## Task prompt
Give back every record below precisely as written.

## Data to examine
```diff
                 if constexpr (u == UB && a == 0) {
@@ -894,7 +976,7 @@
           });
         }
         __builtin_amdgcn_s_waitcnt(0x0070);
-        if constexpr (PIN) asm volatile("s_nop 15\n\ts_nop 15" ::: "memory");
+        if constexpr (PIN || MF16) asm volatile("s_nop 15\n\ts_nop 15" ::: "memory");
         __syncthreads();
     }
     if (do_bias) {
@@ -910,11 +992,15 @@
 #pragma unroll
         for (int b = 0; b < BW; ++b)
 #pragma unroll
-            for (int t = 0; t < KW; ++t)
-                WG_TILE_TAIL(acc[a][b][t], (wm * AW + a) * 32, (wn * BW + b) * 32, KW, t, irow * KW + t);
+            for (int t = 0; t < KW; ++t) {
+                if constexpr (MF16) WG_TILE_TAIL16(acc[a][b][t].q, (wm * AW + a) * 32, (wn * BW + b) * 32, KW, t, irow * KW + t);
+                else WG_TILE_TAIL(acc[a][b][t], (wm * AW + a) * 32, (wn * BW + b) * 32, KW, t, irow * KW + t);
+            }
 }
 #undef WG_BIAS_FINISH
 #undef WG_TILE_TAIL
+#undef WG_TILE_TAIL16
+#undef WG_TILE_OUT
 __device__ __forceinline__ f32x4 slice_sum4(const float* ws, int nslice, size_t stride, size_t off) {
     f32x4 a = {0.f, 0.f, 0.f, 0.f};
     int z = 0;
@@ -1224,8 +1310,9 @@
 }
 template <int KW, int AW, int BW, int WCO, int WCI, int DEPTH, bool FOLD = false>
 void launch_row4(const WgPlan& pl, hipStream_t st) {
-    if (pl.p.relu_in) conv_wgrad_row4_kernel<KW, AW, BW, WCO, WCI, true, DEPTH, FOLD><<<pl.grid, 256, 0, st>>>(pl.p);
-    else conv_wgrad_row4_kernel<KW, AW, BW, WCO, WCI, false, DEPTH, FOLD><<<pl.grid, 256, 0, st>>>(pl.p);
+    constexpr bool MF16 = (DVD_WG_MF16 & (KW == 5 ? (BW == 1 && WCI == 2 ? 1 : 2) : FOLD ? 8 : AW * BW * KW > 16 ? 16 : 4)) != 0;
+    if (pl.p.relu_in) conv_wgrad_row4_kernel<KW, AW, BW, WCO, WCI, true, DEPTH, FOLD, MF16><<<pl.grid, 256, 0, st>>>(pl.p);
+    else conv_wgrad_row4_kernel<KW, AW, BW, WCO, WCI, false, DEPTH, FOLD, MF16><<<pl.grid, 256, 0, st>>>(pl.p);
 }
 
 constexpr unsigned wg_key(WgFamily family, int bm, int bn, int kw, int up2, int depth, int fold, int f32 = 0) {
```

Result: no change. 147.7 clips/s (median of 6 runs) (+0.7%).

## Result
```diff
                 if constexpr (u == UB && a == 0) {
@@ -894,7 +976,7 @@
           });
         }
         __builtin_amdgcn_s_waitcnt(0x0070);
-        if constexpr (PIN) asm volatile("s_nop 15\n\ts_nop 15" ::: "memory");
+        if constexpr (PIN || MF16) asm volatile("s_nop 15\n\ts_nop 15" ::: "memory");
         __syncthreads();
     }
     if (do_bias) {
@@ -910,11 +992,15 @@
 #pragma unroll
         for (int b = 0; b < BW; ++b)
 #pragma unroll
-            for (int t = 0; t < KW; ++t)
-                WG_TILE_TAIL(acc[a][b][t], (wm * AW + a) * 32, (wn * BW + b) * 32, KW, t, irow * KW + t);
+            for (int t = 0; t < KW; ++t) {
+                if constexpr (MF16) WG_TILE_TAIL16(acc[a][b][t].q, (wm * AW + a) * 32, (wn * BW + b) * 32, KW, t, irow * KW + t);
+                else WG_TILE_TAIL(acc[a][b][t], (wm * AW + a) * 32, (wn * BW + b) * 32, KW, t, irow * KW + t);
+            }
 }
 #undef WG_BIAS_FINISH
 #undef WG_TILE_TAIL
+#undef WG_TILE_TAIL16
+#undef WG_TILE_OUT
 __device__ __forceinline__ f32x4 slice_sum4(const float* ws, int nslice, size_t stride, size_t off) {
     f32x4 a = {0.f, 0.f, 0.f, 0.f};
     int z = 0;
@@ -1224,8 +1310,9 @@
 }
 template <int KW, int AW, int BW, int WCO, int WCI, int DEPTH, bool FOLD = false>
 void launch_row4(const WgPlan& pl, hipStream_t st) {
-    if (pl.p.relu_in) conv_wgrad_row4_kernel<KW, AW, BW, WCO, WCI, true, DEPTH, FOLD><<<pl.grid, 256, 0, st>>>(pl.p);
-    else conv_wgrad_row4_kernel<KW, AW, BW, WCO, WCI, false, DEPTH, FOLD><<<pl.grid, 256, 0, st>>>(pl.p);
+    constexpr bool MF16 = (DVD_WG_MF16 & (KW == 5 ? (BW == 1 && WCI == 2 ? 1 : 2) : FOLD ? 8 : AW * BW * KW > 16 ? 16 : 4)) != 0;
+    if (pl.p.relu_in) conv_wgrad_row4_kernel<KW, AW, BW, WCO, WCI, true, DEPTH, FOLD, MF16><<<pl.grid, 256, 0, st>>>(pl.p);
+    else conv_wgrad_row4_kernel<KW, AW, BW, WCO, WCI, false, DEPTH, FOLD, MF16><<<pl.grid, 256, 0, st>>>(pl.p);
 }
 
 constexpr unsigned wg_key(WgFamily family, int bm, int bn, int kw, int up2, int depth, int fold, int f32 = 0) {
```

Result: no change. 147.7 clips/s (median of 6 runs) (+0.7%).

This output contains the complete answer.